Le Wi-Fi : une calamité publique, un délire banalisé

Les antennes de téléphonie mobile n'ont certes pas fini de faire parler d'elles. Jusqu'à l'aube du nouveau millénaire, les victimes de leurs rayonnements provenaient le plus souvent de leur voisinage direct. Puis, des plaintes de plus en plus fréquentes ont émané de foyers éloignés des antennes de transmission: le téléphone sans fil DECT avait gagné du terrain. Mais aujourd'hui, la couverture spatiale des rayonnements du Wi-Fi ne connaît aucun précédent. Le Wi-Fi, une calamité publique - et personne ne le sait ?

Troubles du sommeil, voire insomnie complète, nuit après nuit. Maux de tête et courbatures, problèmes des yeux et des oreilles, perte de la capacité de réflexion, étourdissements, problèmes cardiaques, dépression... Résultat : l'effondrement, service d'urgence hospitalier... Les médecins: «Nous ne trouvons rien. Vous êtes en bonne santé». Et pourtant, incroyable mais vrai: il vous suffit de retirer la fiche du Wi-Fi et vos symptômes disparaissent! Tout simplement partis, évanouis et le sommeil revient. Ce phénomène a été observé des milliers de fois ces dernières années par des conseillers en électrosmog. Il est à noter que si, en effet, le stress dure assez longtemps, des problèmes de santé irréversibles peuvent se développer. Mais à quelles fins tous ces gens doivent-ils endurer cette souffrance? Afin que d'autres, dans leurs appartements, puissent jouir d'un « irréprochable » style du sansfil, sans devoir débourser de l'argent pour un câblage invisible par des électriciens. Afin que d'autres encore puissent avoir un accès illimité à Internet dans toute l'habitation, sur le balcon et dans le jardin. Afin que d'autres puissent jouir du même confort gratuit que ce soit en ville, à la gare et dans les transports publics, la 3G (UMTS / HSPA) et la 4G (LTE) étant payantes.

Mais si le Wi-Fi était vraiment malsain, cela se saurait !

Non, justement pas. La connaissance de ce fait peine à parvenir au public. Nombre de personnes légèrement affectées comprennent rapidement qu'elles gagnent à ne pas se faire remarquer afin de ne pas susciter l'étonnement et pour rester socialement pleinement intégrées. Et certaines personnes gravement touchées cachent leurs problèmes jusqu'à ce qu'elles s'effondrent, faute de quoi on les fuira, se moquera d'elles, les tourmentera ; elles seront licenciées et ne trouveront plus d'emploi. «Nous sommes les pestiférées des temps modernes», disent-elles. Manifestement, on peut souffrir de tous les maux et de toutes les maladies possibles, sauf de l'électrosensibilité.

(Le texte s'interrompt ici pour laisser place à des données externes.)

# MisEty/RTG-SLAM

Measured on AMD Instinct MI355X. Metric: hot_path_units_per_sec, higher is better.
Workload: dtype f32; 1 GPU; `value` counts UNITS, not SLAM frames (the SLAM frame rate by the reference's definition is `slam_frames_per_sec`, from the `slam_sequence` leg of --full).  One UNIT per step = 1 ICP track (3 levels x 5 GN iters, 1200x680, on a second HIP stream) + 1 map-optimisation iteration (raster fwd + masked L1 colour / gated depth loss + attach regulariser + raster bwd + fused Adam) over 1200000 random Gaus; gaussians=1200000, mode=single, parallelism=1 GPU

## Files before the change

### include/rtgs_raster.h

```cpp
#ifndef RTGS_RASTER_H
#define RTGS_RASTER_H

#include <stddef.h>
#include <stdint.h>

#ifdef __cplusplus
extern "C" {
#endif

#define RTGS_OK 0
#define RTGS_E_INVALID (-1)
#define RTGS_E_HIP (-2)
#define RTGS_E_ALLOC (-3)

#define RTGS_TILE 16

typedef struct rtgs_raster_settings {
  int32_t image_height;
  int32_t image_width;
  float tanfovx;
  float tanfovy;
  const float* bg;
  float scale_modifier;
  const float* viewmatrix;
// ... 100 lines not shown
                                  const int32_t* out_depth_index,
                                  const float* dL_dcolor, const float* dL_ddepth,
                                  float* dL_dmeans3D, float* dL_dopacities, float* dL_dshs,
                                  float* dL_dscales, float* dL_drotations, float* dL_dnormal_w,
                                  void* grad_scratch, uint8_t* row_state, int32_t train_begin, int32_t train_end, void* stream);
int rtgs_raster_backward_walk_ctx(rtgs_ctx* ctx, const rtgs_raster_settings* settings, int32_t P, int32_t sh_coeffs,
                                  int64_t num_rendered,
                                  const float* means3D, const float* opacities, const float* shs,
                                  const float* scales, const float* rotations, const float* normal_w,
                                  void* geom_buffer, void* binning_buffer,
                                  const void* image_buffer, const float* out_color, const float* out_T,
                                  const int32_t* out_depth_index,
                                  const float* dL_dcolor, const float* dL_ddepth,
                                  float* dL_dmeans3D, float* dL_dopacities, float* dL_dshs,
                                  float* dL_dscales, float* dL_drotations, float* dL_dnormal_w,
                                  void* grad_scratch, uint8_t* row_state, int32_t train_begin, int32_t train_end, void* stream);

size_t rtgs_raster_geom_bytes(int32_t P, int32_t image_height, int32_t image_width);
size_t rtgs_raster_geom_bytes_ctx(rtgs_ctx* ctx, int32_t P, int32_t image_height, int32_t image_width);
size_t rtgs_raster_binning_bytes(int64_t num_rendered, int32_t image_height, int32_t image_width);
size_t rtgs_raster_image_bytes(int32_t image_height, int32_t image_width);

int rtgs_raster_last_stats(int64_t* stats8_host);
int rtgs_raster_last_stats_ctx(rtgs_ctx* ctx, int64_t* stats8_host);

int rtgs_raster_last_slice_stats(int64_t* out4_host);
int rtgs_raster_last_slice_stats_ctx(rtgs_ctx* ctx, int64_t* out4_host);
int rtgs_raster_forward_verify_ctx(rtgs_ctx* ctx, int64_t* num_rendered_host);
const uint32_t* rtgs_raster_spec_fail_ptr_ctx(rtgs_ctx* ctx);
void rtgs_raster_set_speculation_ctx(rtgs_ctx* ctx, int enable);
int rtgs_raster_speculation_stats_ctx(rtgs_ctx* ctx, int64_t* out3_host);
void rtgs_raster_set_plain_onepass_ctx(rtgs_ctx* ctx, int enable);
int rtgs_raster_plain_stats_ctx(rtgs_ctx* ctx, int64_t* out2_host);
int rtgs_raster_image_offsets(int32_t image_height, int32_t image_width, size_t* out6_host);

int rtgs_fused_adam(float* params, const float* grads, float* exp_avg, float* exp_avg_sq,
                    const float* lr_per_column, int64_t rows, int32_t cols, int32_t step,
                    float beta1, float beta2, float eps, void* stream);

int rtgs_fused_adam_rows(float* params, const float* grads, float* exp_avg, float* exp_avg_sq,
                         const float* lr_per_column, uint8_t* ever_touched, const uint8_t* row_state, int64_t rows,
                         int32_t cols, int32_t step, float beta1, float beta2, float eps, void* stream);

int rtgs_map_activate8_forward(const float* raw8, int64_t n, float* opacity, float* scales, float* rotations,
                               float* normal, void* stream);
int rtgs_map_activate8_backward(const float* raw8, int64_t n, const float* g_opacity, const float* g_scales,
                                const float* g_rotations, const float* g_normal, float* g_raw8, void* stream);
int rtgs_map_activate8_backward_rows(const float* raw8, int64_t n, const float* g_opacity, const float* g_scales,
                                     const float* g_rotations, const float* g_normal, const uint8_t* row_state,
                                     float* g_raw8, void* stream);

typedef struct rtgs_attach {
  const float* init_xyz;
  const float* init_raw8;
  float* attach_info;
} rtgs_attach;
int rtgs_attach_prepare(const float* xyz, const float* raw8, const rtgs_attach* attach, int64_t rows, void* stream);

int rtgs_history_merge(float* xyz, float* shs, float* raw8, const float* then_xyz, const float* then_shs,
                       const float* then_raw8, const float* conf_then, const float* conf_now, int64_t rows,
                       float max_weight, void* stream);

typedef struct rtgs_activated {
  float *opacity, *scales, *rotations, *normal;
} rtgs_activated;
int rtgs_map_tail_rows(float* xyz, float* shs, float* raw8, const float* g_opacity, const float* g_scales,
                       const float* g_rotations, const float* g_normal, const float* g_xyz, const float* g_shs,
                       float* g_raw8, const uint8_t* row_state, float* m_xyz, float* v_xyz, float* m_shs, float* v_shs,
                       float* m_raw8, float* v_raw8, const float* lr_xyz, const float* lr_shs, const float* lr_raw8,
                       uint8_t* ever_xyz, uint8_t* ever_shs, uint8_t* ever_raw8, int64_t rows, int32_t step, float beta1,
                       float beta2, float eps, const rtgs_attach* attach, float* confidence, const uint32_t* skip_flag,
                       const rtgs_activated* refresh, void* stream);

typedef struct rtgs_loss_cfg {
  float color_weight, depth_weight, ssim_weight, add_depth_thres;
  const uint8_t* render_mask;
  int32_t sums_zeroed;
} rtgs_loss_cfg;
size_t rtgs_slam_loss_scratch_bytes(int32_t H, int32_t W, int32_t with_ssim);
int rtgs_slam_loss(const float* color, const float* depth, const int32_t* depth_index, const float* gt_color,
                   const float* gt_depth, int32_t H, int32_t W, const rtgs_loss_cfg* cfg, void* scratch,
                   float* loss_out4, float* g_color, float* g_depth, void* stream);
int rtgs_slam_loss_sums(const float* color, const float* depth, const int32_t* depth_index, const float* gt_color,
                        const float* gt_depth, int32_t H, int32_t W, const rtgs_loss_cfg* cfg, void* scratch, void* stream);
int rtgs_slam_loss_grads(const float* color, const float* depth, const int32_t* depth_index, const float* gt_color,
                         const float* gt_depth, int32_t H, int32_t W, const rtgs_loss_cfg* cfg, void* scratch,
                         float* loss_out4, float* g_color, float* g_depth, void* stream);

typedef struct rtgs_map_step_args {
  const rtgs_raster_settings* settings;
  int32_t P, sh_coeffs;
  float *xyz, *shs, *raw8;
  const int32_t* tile_mask;
  const float *gt_color, *gt_depth;
  rtgs_loss_cfg loss;
  void* loss_scratch;
  float *opacity, *scales, *rotations, *normal;
  float *out_color, *out_depth;
  int32_t *out_color_index, *out_depth_index;
  float *out_color_weight, *out_depth_weight, *out_T;
  int32_t* out_radii;
  float *dL_dcolor, *dL_ddepth, *loss4;
  float *d_xyz, *d_opacity, *d_shs, *d_scales, *d_rotations, *d_normal, *d_raw8;
  void* grad_scratch;
  uint8_t* row_state;
  float *m_xyz, *v_xyz, *m_shs, *v_shs, *m_raw8, *v_raw8;
  const float *lr_xyz, *lr_shs, *lr_raw8;
  uint8_t *ever_xyz, *ever_shs, *ever_raw8;
  int32_t step;
  float beta1, beta2, eps;
  const rtgs_attach* attach;
  float* confidence;
  int32_t activated_valid;
  rtgs_resize_fn geom_resize; void* geom_user;
  rtgs_resize_fn binning_resize; void* binning_user;
  rtgs_resize_fn image_resize; void* image_user;
  float normal_weight;
  const float* gt_normal;
  int32_t train_begin, train_end;
  int32_t tail_mode;
  uint32_t* live_counts;
} rtgs_map_step_args;
int rtgs_slam_normal_loss(const float* normal_w, const int32_t* depth_index, const float* gt_normal,
                          const uint8_t* render_mask, int32_t H, int32_t W, float normal_weight, float* scratch2,
                          float* loss_out4, float* d_normal, uint8_t* row_state, const uint32_t* skip_flag, void* stream);
int rtgs_slam_normal_loss_range(const float* normal_w, const int32_t* depth_index, const float* gt_normal,
                                const uint8_t* render_mask, int32_t H, int32_t W, float normal_weight, float* scratch2,
                                float* loss_out4, float* d_normal, uint8_t* row_state, const uint32_t* skip_flag,
                                int32_t train_begin, int32_t train_end, void* stream);
int rtgs_slam_normal_loss_sums(const float* normal_w, const int32_t* depth_index, const float* gt_normal,
                               const uint8_t* render_mask, int32_t H, int32_t W, float* scratch2, const uint32_t* skip_flag,
                               void* stream);
int rtgs_slam_normal_loss_grads(const float* normal_w, const int32_t* depth_index, const float* gt_normal,
                                const uint8_t* render_mask, int32_t H, int32_t W, float normal_weight, const float* sums2,
                                float* loss_out4, float* d_normal, uint8_t* row_state, const uint32_t* skip_flag,
                                int32_t train_begin, int32_t train_end, void* stream);
int rtgs_slam_map_step(const rtgs_map_step_args* args, int64_t* num_rendered_host, void* stream);
void* rtgs_stream_create_reserving(int32_t reserve_cus);
void rtgs_stream_destroy(void* stream);
int rtgs_map_fused_tail(const rtgs_raster_settings* settings, const rtgs_map_step_args* args, void* geom_buffer,
                        const void* image_buffer, const uint32_t* spec_fail, uint32_t* live_counts2, void* stream);
int rtgs_map_fused_tail_hint(const rtgs_raster_settings* settings, const rtgs_map_step_args* args, void* geom_buffer,
                             const void* image_buffer, const uint32_t* spec_fail, uint32_t* live_counts2,
                             uint32_t listed_hint, void* stream);
uint32_t rtgs_raster_last_listed_ctx(rtgs_ctx* ctx);
int rtgs_raster_backward_buffers(int32_t P, int32_t image_height, int32_t image_width, size_t* out8_host);
int rtgs_raster_last_buffers_ctx(rtgs_ctx* ctx, void** out3_host);
void rtgs_raster_set_aux_zero_ctx(rtgs_ctx* ctx, void* eight_words);
int rtgs_slam_map_step_front(const rtgs_map_step_args* args, int64_t* num_rendered_host, void* stream);
int rtgs_slam_map_step_ctx(rtgs_ctx* ctx, const rtgs_map_step_args* args, int64_t* num_rendered_host, void* stream);
int rtgs_slam_map_step_front_ctx(rtgs_ctx* ctx, const rtgs_map_step_args* args, int64_t* num_rendered_host, void* stream);

int rtgs_rows_pack(const uint8_t* row_state, int32_t P, float* d_xyz, float* d_shs, float* d_opacity, float* d_scales,
                   float* d_rotations, float* d_normal, float* out_list, int32_t capacity, uint32_t* count_scratch,
                   void* stream);
int rtgs_rows_overflow(const float* gathered_lists, int32_t world, int32_t capacity, uint32_t* flag_and_counts, void* stream);
int rtgs_rows_apply(const float* list, int32_t capacity, int32_t mode, float* d_xyz, float* d_shs, float* d_opacity,
                    float* d_scales, float* d_rotations, float* d_normal, uint8_t* row_state, const uint32_t* skip_flag,
                    void* stream);

size_t rtgs_map_step_args_size(void);
size_t rtgs_raster_settings_size(void);

const char* rtgs_version(void);

#ifdef __cplusplus
}
#endif
#endif
```

### rtg_slam_amd/_lib.py

```python
from __future__ import annotations

import ctypes as C
import os
import threading

_HERE = os.path.dirname(os.path.abspath(__file__))
LIB_PATH = os.environ.get("RTGS_LIB_PATH") or os.path.join(_HERE, "librtgs_hip.so")

RESIZE_FN = C.CFUNCTYPE(C.c_void_p, C.c_void_p, C.c_size_t)
FWD_NO_BACKWARD = 1


class RasterSettingsC(C.Structure):
    _fields_ = [
        ("image_height", C.c_int32), ("image_width", C.c_int32),
        ("tanfovx", C.c_float), ("tanfovy", C.c_float),
        ("bg", C.c_void_p), ("scale_modifier", C.c_float),
        ("viewmatrix", C.c_void_p), ("projmatrix", C.c_void_p),
        ("sh_degree", C.c_int32), ("campos", C.c_void_p),
        ("opaque_threshold", C.c_float), ("depth_threshold", C.c_float),
        ("normal_threshold", C.c_float), ("color_sigma", C.c_float),
        ("prefiltered", C.c_int32), ("debug", C.c_int32),
        ("cx", C.c_float), ("cy", C.c_float), ("T_threshold", C.c_float),
    ]
# ... 12 lines not shown

_P = C.c_void_p


class LossCfgC(C.Structure):
    _fields_ = [("color_weight", C.c_float), ("depth_weight", C.c_float), ("ssim_weight", C.c_float),
                ("add_depth_thres", C.c_float), ("render_mask", C.c_void_p), ("sums_zeroed", C.c_int32)]


class AttachC(C.Structure):
    _fields_ = [("init_xyz", C.c_void_p), ("init_raw8", C.c_void_p), ("attach_info", C.c_void_p)]


class ActivatedC(C.Structure):
    _fields_ = [(n, C.c_void_p) for n in ("opacity", "scales", "rotations", "normal")]


class MapStepArgsC(C.Structure):
    _fields_ = (
        [("settings", C.POINTER(RasterSettingsC)), ("P", C.c_int32), ("sh_coeffs", C.c_int32)]
        + [(n, C.c_void_p) for n in ("xyz", "shs", "raw8", "tile_mask", "gt_color", "gt_depth")]
        + [("loss", LossCfgC), ("loss_scratch", C.c_void_p)]
        + [(n, C.c_void_p) for n in (
            "opacity", "scales", "rotations", "normal", "out_color", "out_depth", "out_color_index", "out_depth_index",
            "out_color_weight", "out_depth_weight", "out_T", "out_radii", "dL_dcolor", "dL_ddepth", "loss4",
            "d_xyz", "d_opacity", "d_shs", "d_scales", "d_rotations", "d_normal", "d_raw8", "grad_scratch", "row_state",
            "m_xyz", "v_xyz", "m_shs", "v_shs", "m_raw8", "v_raw8", "lr_xyz", "lr_shs", "lr_raw8",
            "ever_xyz", "ever_shs", "ever_raw8")]
        + [("step", C.c_int32), ("beta1", C.c_float), ("beta2", C.c_float), ("eps", C.c_float)]
        + [("attach", C.POINTER(AttachC)), ("confidence", C.c_void_p), ("activated_valid", C.c_int32)]
        + [("geom_resize", RESIZE_FN), ("geom_user", C.c_void_p), ("binning_resize", RESIZE_FN),
           ("binning_user", C.c_void_p), ("image_resize", RESIZE_FN), ("image_user", C.c_void_p)]
        + [("normal_weight", C.c_float), ("gt_normal", C.c_void_p), ("train_begin", C.c_int32), ("train_end", C.c_int32),
           ("tail_mode", C.c_int32), ("live_counts", C.c_void_p)])
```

Tout ceci est une réalité avérée. Les résultats d'observations minutieuses menées sur le terrain pendant des années nous confrontent à des faits réels. Ils reflètent une vérité bien plus fiable que celle émanant d'études scientifiques qui se basent sur les restrictions et les exagérations de travaux effectués en laboratoire et sur des statistiques ; qui plus est, une démarche scientifique a toujours des ans de retard par rapport à l'évolution technologique.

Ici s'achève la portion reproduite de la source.